+                        wgmma_m64n128k16<0>(d, smem_desc(a, 4096, 128), b, j);
+                        wgmma_m64n128k16<64>(d, smem_desc(a + 1024, 4096, 128), b, j);
+                    }
                     wgmma_commit();
                     RZ_STAMP(st_c = (uint32_t)clock();)
                     wgmma_wait<0>();
                     RZ_STAMP(st_mma += (uint32_t)clock() - st_c;)
                 } else {
                     int prev = -1;
-                    for (uint32_t tap = 0; tap < 9; ++tap) {
-                        const uint32_t a_tap = a_wg + (2 * (tap / 3)) * kActSlot + (tap % 3) * 16;
-                        for (uint32_t kb = 0; kb < 4; ++kb) {
-                            RZ_STAMP(st_c = (uint32_t)clock();)
-                            mbar_wait(bar_full(stage), phase);
-                            RZ_STAMP(st_full += (uint32_t)clock() - st_c;)
-                            const uint32_t b_st = base + kOffW + stage * kStageBytes;
-                            wgmma_fence();
-#pragma unroll
-                            for (uint32_t j = 0; j < 4; ++j)
-                                wgmma_m64n256k16(d, smem_desc(a_tap + (kb * 8 + 2 * j) * kActCg, kActCg, kActSlot),
-                                                 smem_desc(b_st + 2 * j * 4096, 4096, 128), (tap | kb | j) != 0);
-                            wgmma_commit();
-                            RZ_STAMP(st_c = (uint32_t)clock();)
-                            wgmma_wait<1>();
-                            RZ_STAMP(st_mma += (uint32_t)clock() - st_c;)
-                            if (prev >= 0 && lane == 0) {
-                                mbar_arrive(bar_empty(prev));
-                                if (CL > 1) mbar_arrive_cta(bar_empty(prev), crank ^ 1u);
+#pragma unroll
+                    for (uint32_t kh = 0; kh < 3; ++kh) {
+                        for (uint32_t kw = 0; kw < 3; ++kw) {
+                            const uint64_t b_tap = smem_desc(base + kOffAct + 2 * kh * kActSlot + kw * 16, kActCg, kActSlot);
+                            for (uint32_t kb = 0; kb < 4; ++kb) {
+                                RZ_STAMP(st_c = (uint32_t)clock();)
+                                mbar_wait(bar_full(stage), phase);
+                                RZ_STAMP(st_full += (uint32_t)clock() - st_c;)
+                                const uint64_t a_st = smem_desc(base + kOffW + stage * kStageBytes + wg * 2048, 4096, 128);
+                                const uint64_t b_kb = b_tap + kb * 8 * (kActCg >> 4);
+                                wgmma_fence();
+#pragma unroll
+                                for (uint32_t j = 0; j < 4; ++j) {
+                                    const uint64_t a0 = a_st + j * (2 * 4096 >> 4), a1 = a0 + (1024 >> 4), b = b_kb + j * (2 * kActCg >> 4);
+                                    const uint32_t acc = (kh | kw | kb | j) != 0;
+                                    if (kh == 2) {
+                                        wgmma_m64n112k16<0>(d, a0, b, acc);
+                                        wgmma_m64n112k16<64>(d, a1, b, acc);
+                                    } else {
+                                        wgmma_m64n128k16<0>(d, a0, b, acc);
+                                        wgmma_m64n128k16<64>(d, a1, b, acc);
+                                    }
+                                }
+                                wgmma_commit();
+                                RZ_STAMP(st_c = (uint32_t)clock();)
+                                wgmma_wait<1>();
+                                RZ_STAMP(st_mma += (uint32_t)clock() - st_c;)
+                                if (prev >= 0 && lane == 0) {
+                                    mbar_arrive(bar_empty(prev));
+                                    if (CL > 1) mbar_arrive_cta(bar_empty(prev), crank ^ 1u);
+                                }
+                                prev = (int)stage;
+                                if (++stage == kStages) { stage = 0; phase ^= 1; }
                             }
-                            prev = (int)stage;
-                            if (++stage == kStages) { stage = 0; phase ^= 1; }
                         }
                     }
                     if (is_conv2) {
@@ -214,32 +233,55 @@
                 const bool keep_res = l == 0 || is_conv2;
                 const bool last = l == L - 1;
                 RZ_STAMP(st_c = (uint32_t)clock();)
-                if (!last) epi_bar();
+                epi_bar();
                 RZ_STAMP(const uint32_t st_e0 = (uint32_t)clock(); st_bar += st_e0 - st_c;)
-                float* dbg0 = nullptr;
-                float* dbg1 = nullptr;
-                if (last && p.dbg_tower) {
-                    if (pos0 < p.n) dbg0 = p.dbg_tower + ((size_t)pos0 * 64 + y * 8 + x) * 256;
-                    if (pos0 + 1 < p.n) dbg1 = p.dbg_tower + ((size_t)(pos0 + 1) * 64 + y * 8 + x) * 256;
-                }
+                if (l == 0 && !last) {
+                    for (uint32_t k = et; k < kStgCgs * kBorderChunks; k += kMathThreads) {
+                        const uint32_t r = k % kBorderChunks;
+                        *reinterpret_cast<uint4*>(sm + kOffAct + (k / kBorderChunks) * kActCg + (r < 18 ? r * 16 : (r - 16) * kActSlot)) =
+                            make_uint4(0, 0, 0, 0);
+                    }
+                }
+                auto head_half = [&](int h) {
+                    const int m = et >> 2, n = 64 * h + m, brd = (m >> 3) & 1;
+                    const float* row = stg + m * kStgRow + cq;
+                    float* dbg = p.dbg_tower && pos0 + brd < p.n
+                                     ? p.dbg_tower + ((size_t)(pos0 + brd) * 64 + (n >> 4) * 8 + (n & 7)) * 256 + cq
+                                     : nullptr;
+                    float a0 = 0.f, a1 = 0.f, av = 0.f;
+#pragma unroll
+                    for (int i = 0; i < 32; ++i) {
+                        const int c = 8 * i + cq;
+                        const float2 v = *reinterpret_cast<const float2*>(row + 8 * i);
+                        const float4 w = *reinterpret_cast<const float4*>(hw + 2 * c);
+                        const float2 wv = *reinterpret_cast<const float2*>(hw + 512 + c);
+                        a0 = fmaf(v.y, w.z, fmaf(v.x, w.x, a0));
+                        a1 = fmaf(v.y, w.w, fmaf(v.x, w.y, a1));
+                        av = fmaf(v.y, wv.y, fmaf(v.x, wv.x, av));
+                        if (dbg) *reinterpret_cast<float2*>(dbg + 8 * i) = v;
+                    }
+                    hs[3 * h] = a0; hs[3 * h + 1] = a1; hs[3 * h + 2] = av;
+                };
                 constexpr int kEpiRelu = 0, kEpiKeep = 1, kEpiLast = 2;
                 auto epilogue = [&](auto conv2, auto kind) {
                     constexpr bool kConv2 = decltype(conv2)::value;
                     constexpr bool kKeep = decltype(kind)::value == kEpiKeep, kLast = decltype(kind)::value == kEpiLast;
-                    if (kLast) {
-#pragma unroll
-                        for (int k = 0; k < 6; ++k) hs[k] = 0.f;
-                    }
-#pragma unroll
-                for (int i = 0; i < 32; ++i) {
-                    const int c = 8 * i + cq;
-                    const float2 s = *reinterpret_cast<const float2*>(sc + c);
-                    const float2 b = *reinterpret_cast<const float2*>(sc + 256 + c);
-                    float v0 = fmaf(d[4 * i + 0], s.x, b.x), v1 = fmaf(d[4 * i + 1], s.y, b.y);
-                    float v2 = fmaf(d[4 * i + 2], s.x, b.x), v3 = fmaf(d[4 * i + 3], s.y, b.y);
+                    float s[4], t[4];
+#pragma unroll
+                    for (int k = 0; k < 4; ++k) {
+                        s[k] = sc[c0 + 64 * (k >> 1) + 8 * (k & 1)];
+                        t[k] = sc[256 + c0 + 64 * (k >> 1) + 8 * (k & 1)];
+                    }
+                    uint32_t hp0 = 0, hp1 = 0;
+#pragma unroll
+                for (int j = 0; j < 32; ++j) {
+                    const int i = kLast ? last_order(j) : j;
+                    const int b = i >> 4, ii = i & 15;
+                    float v0 = fmaf(d[4 * i + 0], s[2 * b], t[2 * b]), v1 = fmaf(d[4 * i + 1], s[2 * b], t[2 * b]);
+                    float v2 = fmaf(d[4 * i + 2], s[2 * b + 1], t[2 * b + 1]), v3 = fmaf(d[4 * i + 3], s[2 * b + 1], t[2 * b + 1]);
                     if (kConv2) {
-                        const float4 r = rb[i % kResAhead];
-                        if (i + kResAhead < 32) rb[i % kResAhead] = res[(i + kResAhead) * 256];
+                        const float4 r = rb[j % kResAhead];
+                        if (j + kResAhead < 32) rb[j % kResAhead] = res[(kLast ? last_order(j + kResAhead) : j + kResAhead) * 256];
                         v0 += r.x; v1 += r.y; v2 += r.z; v3 += r.w;
                     }
                     if (kKeep || kLast) {
@@ -249,20 +291,16 @@
                         if (kKeep) res[i * 256] = make_float4(v0, v1, v2, v3);
                         const uint32_t h0 = pack_h2<!kKeep>(v0, v1);
                         const uint32_t h1 = pack_h2<!kKeep>(v2, v3);
-                        const uint32_t off = (c >> 3) * kActCg;
-                        asm volatile("st.shared.b32 [%0], %1;" ::"r"(act_row0 + off), "r"(h0) : "memory");
-                        asm volatile("st.shared.b32 [%0], %1;" ::"r"(act_row1 + off), "r"(h1) : "memory");
+                        if (ii & 1) stmatrix_x4_trans(st_row + 8 * b * kActCg + (ii - 1) * kActSlot, hp0, hp1, h0, h1);
+                        else { hp0 = h0; hp1 = h1; }
                     } else {
-                        const float4 w = *reinterpret_cast<const float4*>(hw + 2 * c);
-                        const float2 wv = *reinterpret_cast<const float2*>(hw + 512 + c);
-                        hs[0] = fmaf(v1, w.z, fmaf(v0, w.x, hs[0]));
-                        hs[1] = fmaf(v1, w.w, fmaf(v0, w.y, hs[1]));
-                        hs[2] = fmaf(v1, wv.y, fmaf(v0, wv.x, hs[2]));
-                        hs[3] = fmaf(v3, w.z, fmaf(v2, w.x, hs[3]));
-                        hs[4] = fmaf(v3, w.w, fmaf(v2, w.y, hs[4]));
-                        hs[5] = fmaf(v3, wv.y, fmaf(v2, wv.x, hs[5]));
-                        if (dbg0) *reinterpret_cast<float2*>(dbg0 + c) = make_float2(v0, v1);
-                        if (dbg1) *reinterpret_cast<float2*>(dbg1 + c) = make_float2(v2, v3);
+                        float* o = stg + (8 * (ii & 7) + cq) * kStgRow + c0 + 64 * b;
+                        o[0] = v0; o[kStgRow] = v1; o[8] = v2; o[kStgRow + 8] = v3;
+                        if ((j & 15) == 15) {
+                            epi_bar();
+                            head_half(j >> 4);
+                            if (j == 15) epi_bar();
+                        }
                     }
                 }
                 };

-=-=-

## Task details
Search the material above for the word "kStageBytes", then copy out each line that has it.

## Written response
-                            const uint32_t b_st = base + kOffW + stage * kStageBytes;
+                                const uint64_t a_st = smem_desc(base + kOffW + stage * kStageBytes + wg * 2048, 4096, 128);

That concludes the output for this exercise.